▸ Provided data
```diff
diff --git a/personalized-pagerank-algorithms-on-neo4j_amd/csrc/stream.cpp b/personalized-pagerank-algorithms-on-neo4j_amd/csrc/stream.cpp
--- a/personalized-pagerank-algorithms-on-neo4j_amd/csrc/stream.cpp
+++ b/personalized-pagerank-algorithms-on-neo4j_amd/csrc/stream.cpp
@@ -100,6 +100,9 @@
     std::lock_guard<std::mutex> lk(s->mu);
     if (++J->finished == J->q) {
       J->sum.total_ms = std::chrono::duration<double, std::milli>(std::chrono::steady_clock::now() - J->t0).count();
+#ifdef PPRHIP_TEST_HOOKS
+      (void)take_apply_counts(P, J->sum);
+#endif
       J->done = true;
       s->cv_done.notify_all();
     }
```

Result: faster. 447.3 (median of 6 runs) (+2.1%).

▸ What is expected
Which lines in the records above hold the string "algorithms"? Copy each of them.

▸ Your solution
diff --git a/personalized-pagerank-algorithms-on-neo4j_amd/csrc/stream.cpp b/personalized-pagerank-algorithms-on-neo4j_amd/csrc/stream.cpp
--- a/personalized-pagerank-algorithms-on-neo4j_amd/csrc/stream.cpp
+++ b/personalized-pagerank-algorithms-on-neo4j_amd/csrc/stream.cpp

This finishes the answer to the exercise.